### PROBLEM:
Output the data below line for line, exactly, up to and including the line where "two-level step tests" appears.

THE RECORDS Block Start

__global__ __launch_bounds__(256) void s2m_assoc_kernel(S2mArgs A, int split ) {
  constexpr int SUB = S2M_SUB, PPL = KNN_LEAF / SUB;
  static_assert(SUB == 4, "the two-level step tests one grandchild per sub-lane");
  __shared__ int stk_[4][WALK_STACK];
  __shared__ double red[4][S2M_NV];
  const int wv = __builtin_amdgcn_readfirstlane(threadIdx.x >> 6), lane = threadIdx.x & 63, sub = lane & (SUB - 1), ql = lane >> 2;
  const int blk = xcd_contiguous_block((int)blockIdx.x, (int)gridDim.x, 4);
  const bool corner = blk < split;
  const KnnCloud& Q = A.qry[corner ? 0 : 1];
  const KnnCloud& M = A.map[corner ? 0 : 1];
  const int j = ((blk - (corner ? 0 : split)) * 4 + wv) * S2M_FPW + ql;
  double acc[S2M_NV];
#pragma unroll
  for (int v = 0; v < S2M_NV; v++) acc[v] = 0.0;
  float4 qs = make_float4(0.f, 0.f, 0.f, __int_as_float(INT_MAX));
  if (j < Q.n_sorted) qs = Q.sorted[j];
  const int qidx = __float_as_int(qs.w);
  const bool active = qidx != INT_MAX;
  float sx, sy, sz;
  pointAssociateToMap(A.T, qs, sx, sy, sz);
  const float4 q = make_float4(active ? sx : 0.f, active ? sy : 0.f, active ? sz : 0.f, 0.f);
  const double sentinel = key_pack(INFINITY, INT_MAX);
  double K[5] = {sentinel, sentinel, sentinel, sentinel, sentinel};
  double B = active ? key_pack(1.0f, 0) : key_pack(0.f, 0);
  float bd = active ? 1.0f : -1.0f;
  int n_nodes = 0, n_leaves = 0;
  const long long t_walk0 = A.wstats ? wall_clock64() : 0;
  {
    const float4* __restrict__ sorted = M.sorted;
    const float4* __restrict__ boxes = M.boxes;
    const int P = M.P;
    lds_int* stk = (lds_int*)&stk_[wv][0];
    int sp = 0, h = 1;
    auto score = [&](const float4 (&c)[PPL]) {
      bool changed = false;
#pragma unroll
      for (int t = 0; t < PPL; t++) {
        const float dx = q.x - c[t].x, dy = q.y - c[t].y, dz = q.z - c[t].z;
        const float cd = ((dx * dx) + (dy * dy)) + (dz * dz);
        const double ck = key_pack(cd, __float_as_int(c[t].w));
        if (ck < B) { insert5(K, ck); changed = true; }
      }
      if (__any(changed)) {
        B = vmin_f64(vmin_f64(B, sub_min<SUB>(K[4])), vmax_f64(sub_max<SUB>(K[0]), sub_min<SUB>(K[1])));
        bd = key_d2(B);
      }
    };
    while (true) {
      h = __builtin_amdgcn_readfirstlane(h);
      if (2 * h < P) {
        n_nodes++;
        const float4 blo = boxes[8 * (size_t)h + 2 * sub], bhi = boxes[8 * (size_t)h + 2 * sub + 1];
        const float d = box_d2(blo, bhi, q);
        const bool ok = (d <= bd) && (d < INFINITY);
        const unsigned long long m = __ballot(ok);
        float dm = ok ? d : INFINITY;
        dm = fminf(dm, __int_as_float(__builtin_amdgcn_mov_dpp(__float_as_int(dm), 0xB1, 0xF, 0xF, true)));
        dm = fminf(dm, __int_as_float(__builtin_amdgcn_mov_dpp(__float_as_int(dm), 0x4E, 0xF, 0xF, true)));
        const unsigned long long v = __ballot(ok && d == dm);
        int key[4];
#pragma unroll
        for (int c = 0; c < 4; c++) {
          const unsigned long long sel = 0x1111111111111111ull << c;
          key[c] = (m & sel) != 0ull ? __popcll(v & sel) * 4 + (3 - c) : -1;
        }
        auto cx = [](int& a, int& bb) { const int hi = max(a, bb), lo = min(a, bb); a = hi; bb = lo; };
        cx(key[0], key[1]); cx(key[2], key[3]); cx(key[0], key[2]); cx(key[1], key[3]); cx(key[1], key[2]);
        if (key[0] >= 0) {
#pragma unroll
          for (int r = 3; r >= 1; r--) if (key[r] >= 0 && sp < WALK_STACK) { stk[sp] = 4 * h + (3 - (key[r] & 3)); sp++; }
          h = 4 * h + (3 - (key[0] & 3));
          continue;
        }
      } else if (h < P) {
        n_nodes++;
        float4 llo, lhi, rlo, rhi;
        sload_node(boxes + 4 * (size_t)h, llo, lhi, rlo, rhi);
        const float bl = box_d2(llo, lhi, q), br = box_d2(rlo, rhi, q);
        const bool okl = (bl <= bd) && (bl < INFINITY), okr = (br <= bd) && (br < INFINITY);
        const unsigned long long ml = __ballot(okl), mr = __ballot(okr);
        if (ml != 0ull && mr != 0ull) {
          const unsigned long long pref = __ballot((okl || okr) && (bl <= br));
          const bool left_first = 2 * __popcll(pref) >= __popcll(ml | mr);
          if (sp < WALK_STACK) { stk[sp] = left_first ? 2 * h + 1 : 2 * h; sp++; }
          h = left_first ? 2 * h : 2 * h + 1;
          continue;
        }
        if (ml != 0ull) { h = 2 * h; continue; }
        if (mr != 0ull) { h = 2 * h + 1; continue; }
      } else {
        const float4* __restrict__ leaf = sorted + KNN_LEAF * (size_t)(h - P);
        float4 c[PPL];
#pragma unroll
        for (int t = 0; t < PPL; t++) c[t] = leaf[t * SUB + sub];
        score(c);
        n_leaves++;
      }
      if (sp == 0) break;
      sp--;
      h = stk[sp];
    }
  }
  if (A.wstats && lane == 0) A.wstats[blk * 4 + wv] = make_int4(n_nodes, n_leaves, (int)(wall_clock64() - t_walk0), blk);
  merge5<0>(K);
  merge5<1>(K);
  if (active && sub == 0) {
    float bdv[5]; int bi[5];
#pragma unroll
    for (int u = 0; u < 5; u++) { bdv[u] = key_d2(K[u]); bi[u] = key_idx(K[u]); }
    s2m_feature(A, corner, M, qs, sx, sy, sz, bdv, bi, (corner ? 0 : A.n_corner) + qidx, acc);
  }
  s2m_block_sum<4>(acc, red, A.partials, blk);
}
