struct DescSlot {
    char *h = nullptr;
    char *d = nullptr;
    size_t cap = 0;
    size_t used = 0;
    hipStream_t stream = nullptr;
    hipEvent_t done = nullptr;
    bool pending = false;
};
constexpr int kSlots = 4;
constexpr size_t kSlotBytes = 256u << 10;
constexpr int kRingPool = 8;
inline int ring_of_thread() {
    static const bool one = getenv("PIMEMB_RING_POOL") && atoi(getenv("PIMEMB_RING_POOL")) == 1;
    return one ? 0 : (int)(std::hash<std::thread::id>()(std::this_thread::get_id()) % (size_t)kRingPool);
}
struct ImageRing {
    DescSlot slots[kSlots];
    int next_slot = 0;
    int desc_mode = 1;
    unsigned slot_flags = 0;
    void release() {
        for (DescSlot &sl : slots) {
            if (sl.h) (void)hipHostFree(sl.h);
            if (sl.d) (void)hipFree(sl.d);
            if (sl.done) (void)hipEventDestroy(sl.done);
            sl = DescSlot{};
        }
    }
};

struct XmapCacheEntry {
    std::vector<uint64_t> key;
    uint32_t *d_map = nullptr;
    uint32_t xgrid = 0;
    bool direct = false;
    uint64_t last_use = 0;
    size_t bytes = 0;
    hipStream_t streams[4] = {};
    uint32_t n_streams = 0;
    bool many_streams = false;
};
struct XmapGrave {
    uint32_t *d_map = nullptr;
    size_t bytes = 0;
    hipEvent_t ev[4] = {};
    uint32_t n_ev = 0;
    bool needs_device_wait = false;
};
constexpr size_t kXmapCacheEntries = 32;
constexpr size_t kXmapSeenEntries = 256;
constexpr size_t kXmapGraveBytes = 64u << 20;

}

struct emb_engine {
    int device = 0;
    std::vector<Table> tables;
    std::mutex mu;
    std::mutex host_mu;
    pimemb::HostCopier copier;
    hipEvent_t pipe_ev[4] = {};
    hipStream_t host_s2 = nullptr;
    hipEvent_t split_ev[2] = {};
    ImageRing ring[kRingPool];
    std::mutex ring_mu[kRingPool];
    std::vector<XmapCacheEntry> xmap_cache;
    uint64_t xmap_clock = 0;
    std::vector<uint64_t> xmap_seen;
    size_t xmap_seen_at = 0;
    std::vector<XmapGrave> xmap_graveyard;
    size_t xmap_grave_bytes = 0;
    char *h_stage = nullptr;
    size_t h_stage_cap = 0;
    char *d_stage = nullptr;
    size_t d_stage_cap = 0;
    static constexpr uint32_t kValSlots = 64;
    pimemb::ValidateCtl *d_val = nullptr;
    unsigned long long val_seq = 0;
    struct PendingVerdict {
        unsigned long long seq;
        hipStream_t stream;
        uint32_t n_groups;
        KernelKind kinds[8];
        bool launched;
    };
    std::deque<PendingVerdict> val_pending;
    bool defer_check = false;
    unsigned long long val_owed_bad = 0, val_owed_first = 0;
    std::mutex val_mu;
    volatile unsigned long long *val_result = nullptr;
    volatile unsigned long long *host_done = nullptr;
    unsigned long long host_seq = 0;
    std::atomic<uint64_t> n_lookup_calls{0}, n_kernel_launches{0}, n_bags{0}, n_indices{0};
    std::atomic<uint64_t> n_by_kind[5] = {};
    uint64_t table_bytes = 0;
    double us_copy_in_indices = 0, us_copy_in_lengths = 0, us_launch = 0, us_copy_out = 0,
           us_sync = 0;
    bool stage_timing = false;
    bool check_inputs = false;
    std::atomic<uint32_t> live_plans{0};
    uint64_t next_generation = 1;
    std::deque<emb_trace_event> trace;
    uint32_t trace_cap = 0;
    uint32_t host_call_id = 0;
    void record(uint32_t stage, double a, double b) {
        if (!trace_cap) return;
        if (trace.size() >= trace_cap) trace.pop_front();
        trace.push_back(emb_trace_event{stage, host_call_id, a, b});
    }
};

struct PlanGroup {
    DevDesc *d_descs = nullptr;
    uint32_t n = 0;
    uint32_t max_tiles = 0;
    int dtype = EMB_F32;
    LaunchGeom geom{};
    KernelKind kind = pimemb::KERNEL_WAVEBATCH;
    uint32_t *d_xmap = nullptr;
    uint32_t xgrid = 0;
    bool xdirect = false;
    uint32_t hot_wgs = 0;
    uint32_t hot_lds = 0;
    uint32_t *cached_xmap = nullptr;
    bool ranged = false;
    uint32_t pool = 0;
    uint32_t n_weighted = 0, n_padding = 0;
    bool out_half = false;
    size_t desc_off = 0, xmap_off = 0;
    std::vector<uint32_t> xmap_words;
};

struct emb_plan {
    emb_engine *e = nullptr;
    emb_index_type itype = EMB_IDX_U32;
    std::vector<PlanGroup> groups;
    char *d_image = nullptr;
    uint64_t bytes = 0, n_bags = 0, n_indices = 0;
    uint64_t signature = 0;
    std::vector<std::pair<uint32_t, uint64_t>> table_gens;
};

namespace {

void clear_hot(Table &t) {
    if (t.hot_rows) (void)hipFree(t.hot_rows);
    if (t.hot_hash) (void)hipFree(t.hot_hash);
    t.hot_rows = nullptr;
    t.hot_hash = nullptr;
    t.n_hot = t.hot_log2 = 0;
    t.hot_lds = 0;
}

struct DeviceGuard {
    int prev = -1;
    bool switched = false;
    explicit DeviceGuard(int dev) {
        if (hipGetDevice(&prev) == hipSuccess && prev != dev) {
            switched = hipSetDevice(dev) == hipSuccess;
        }
    }
    ~DeviceGuard() {
        if (switched) (void)hipSetDevice(prev);
    }
};

struct Resolved {
    std::vector<DevDesc> descs;
    std::vector<PlanGroup> groups;
    uint64_t bytes = 0, n_bags = 0, n_indices = 0;
    std::vector<char> image;
    hipStream_t stream = nullptr;

    void build_image() {
        size_t off = 0, di = 0;
        for (PlanGroup &g : groups) {
            g.desc_off = off;
            off += sizeof(DevDesc) * g.n;
        }
        for (PlanGroup &g : groups) {
            g.xmap_off = off;
            off += (g.xmap_words.size() * 4 + 63) / 64 * 64;
        }
        image.assign(off ? off : 64, 0);
        for (PlanGroup &g : groups) {
            memcpy(image.data() + g.desc_off, descs.data() + di, sizeof(DevDesc) * g.n);
            di += g.n;
            if (!g.xmap_words.empty())
                memcpy(image.data() + g.xmap_off, g.xmap_words.data(), g.xmap_words.size() * 4);
        }
    }
    void bind(char *d_base) {
        for (PlanGroup &g : groups) {
            g.d_descs = reinterpret_cast<DevDesc *>(d_base + g.desc_off);
            g.d_xmap = g.cached_xmap ? g.cached_xmap
                       : g.xmap_words.empty() ? nullptr : reinterpret_cast<uint32_t *>(d_base + g.xmap_off);
        }
    }
};

void reap_xmap_graveyard(emb_engine *e, bool wait_oldest) {
    size_t kept = 0;
    for (size_t i = 0; i < e->xmap_graveyard.size(); i++) {
        XmapGrave &gv = e->xmap_graveyard[i];
        const bool over = wait_oldest && e->xmap_grave_bytes > kXmapGraveBytes;
        bool done = !gv.needs_device_wait;
        if (gv.needs_device_wait && over) done = hipDeviceSynchronize() == hipSuccess;
        for (uint32_t k = 0; k < gv.n_ev && done; k++) {
            hipError_t q = over ? hipEventSynchronize(gv.ev[k]) : hipEventQuery(gv.ev[k]);
            if (q != hipSuccess) {
                (void)hipGetLastError();
                done = false;
            }
        }
        if (done) {
            for (uint32_t k = 0; k < gv.n_ev; k++) (void)hipEventDestroy(gv.ev[k]);
            (void)hipFree(gv.d_map);
            e->xmap_grave_bytes -= gv.bytes;
        } else {
            e->xmap_graveyard[kept++] = gv;
        }
    }
    e->xmap_graveyard.resize(kept);
}

int cached_xcd_map(emb_engine *e, PlanGroup &g, uint32_t bpt, const std::vector<uint32_t> &tiles_of,
                   const std::vector<uint64_t> &bytes_of, hipStream_t stream) {
    std::vector<uint64_t> key;
    key.reserve(2 + 2 * tiles_of.size());
    key.push_back((uint64_t)g.kind);
    key.push_back(bpt);
    for (size_t i = 0; i < tiles_of.size(); i++) {
        key.push_back(tiles_of[i]);
        key.push_back(bytes_of[i]);
    }
    static const bool cache_off = getenv("PIMEMB_XMAP_CACHE") && atoi(getenv("PIMEMB_XMAP_CACHE")) == 0;
    if (cache_off) return EMB_ERR_UNSUPPORTED;
    std::lock_guard<std::mutex> lk(e->mu);
    ++e->xmap_clock;
    auto note_stream = [stream](XmapCacheEntry &c) {
        for (uint32_t k = 0; k < c.n_streams; k++)
            if (c.streams[k] == stream) return;
        if (c.n_streams < 4) c.streams[c.n_streams++] = stream;
        else c.many_streams = true;
    };
    for (XmapCacheEntry &c : e->xmap_cache)
        if (c.key == key) {
            c.last_use = e->xmap_clock;
            note_stream(c);
            g.cached_xmap = c.d_map;
            g.xgrid = c.xgrid;
            g.xdirect = c.direct;
            return EMB_OK;
        }
    uint64_t h = 1469598103934665603ull;
    for (uint64_t v : key) h = (h ^ v) * 1099511628211ull;
    bool seen = false;
    for (uint64_t v : e->xmap_seen) seen = seen || v == h;
    if (!seen) {
        if (e->xmap_seen.size() < kXmapSeenEntries) e->xmap_seen.push_back(h);
        else e->xmap_seen[e->xmap_seen_at++ % kXmapSeenEntries] = h;
        return EMB_ERR_UNSUPPORTED;
    }
    size_t victim = 0;
    if (e->xmap_cache.size() >= kXmapCacheEntries) {
        for (size_t i = 1; i < e->xmap_cache.size(); i++)
            if (e->xmap_cache[i].last_use < e->xmap_cache[victim].last_use) victim = i;
        if (e->xmap_clock - e->xmap_cache[victim].last_use < 4 * kXmapCacheEntries) return EMB_ERR_UNSUPPORTED;
    }
    XmapCacheEntry n;
    std::vector<uint32_t> words;
    n.xgrid = pimemb::build_xcd_map(tiles_of, bytes_of, &words, 1);
    if (n.xgrid <= (1u << 20)) {
        std::vector<uint32_t> direct;
        pimemb::expand_xcd_map(words, n.xgrid, &direct);
        words.swap(direct);
        n.direct = true;
    }
    if (hipMalloc((void **)&n.d_map, words.size() * 4) != hipSuccess) return EMB_ERR_NOMEM;
    if (hipMemcpy(n.d_map, words.data(), words.size() * 4, hipMemcpyHostToDevice) != hipSuccess) {
        (void)hipFree(n.d_map);
        return EMB_ERR_DEVICE;
    }
    if (e->xmap_cache.size() >= kXmapCacheEntries) {
        const XmapCacheEntry &v = e->xmap_cache[victim];
        XmapGrave gv;
        gv.d_map = v.d_map;
        gv.bytes = v.bytes;
        gv.needs_device_wait = v.many_streams;
        for (uint32_t k = 0; k < v.n_streams && !gv.needs_device_wait; k++) {
            hipEvent_t ev = nullptr;
            if (hipEventCreateWithFlags(&ev, hipEventDisableTiming) == hipSuccess && hipEventRecord(ev, v.streams[k]) == hipSuccess) {
                gv.ev[gv.n_ev++] = ev;
            } else {
                if (ev) (void)hipEventDestroy(ev);
                (void)hipGetLastError();
                gv.needs_device_wait = true;
            }
        }
        e->xmap_grave_bytes += gv.bytes;
        e->xmap_graveyard.push_back(gv);
        e->xmap_cache.erase(e->xmap_cache.begin() + (long)victim);
        reap_xmap_graveyard(e, true);
    }
    n.key.swap(key);
    n.bytes = words.size() * 4;
    note_stream(n);
    n.last_use = e->xmap_clock;
    g.cached_xmap = n.d_map;
    g.xgrid = n.xgrid;
    g.xdirect = n.direct;
    e->xmap_cache.push_back(std::move(n));
    return EMB_OK;
}

bool is_plain_sum(const emb_pool_spec &ps) {
    return ps.mode == EMB_POOL_SUM && ps.per_sample_weights == nullptr && ps.flags == 0;
}
bool is_plain_sum_half_out(const emb_pool_spec &ps) {
    return ps.mode == EMB_POOL_SUM && ps.per_sample_weights == nullptr && ps.flags == EMB_POOL_OUT_TABLE_DTYPE;
}
bool wants_half_out(const emb_pool_spec *pools, uint32_t i) { return pools && (pools[i].flags & EMB_POOL_OUT_TABLE_DTYPE) != 0; }
size_t out_elem_size(const emb_pool_spec *pools, uint32_t i) { return wants_half_out(pools, i) ? 2 : 4; }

THE RECORDS Block End

### EXERCISE OUTPUT:
__global__ __launch_bounds__(256) void s2m_assoc_kernel(S2mArgs A, int split ) {
  constexpr int SUB = S2M_SUB, PPL = KNN_LEAF / SUB;
  static_assert(SUB == 4, "the two-level step tests one grandchild per sub-lane");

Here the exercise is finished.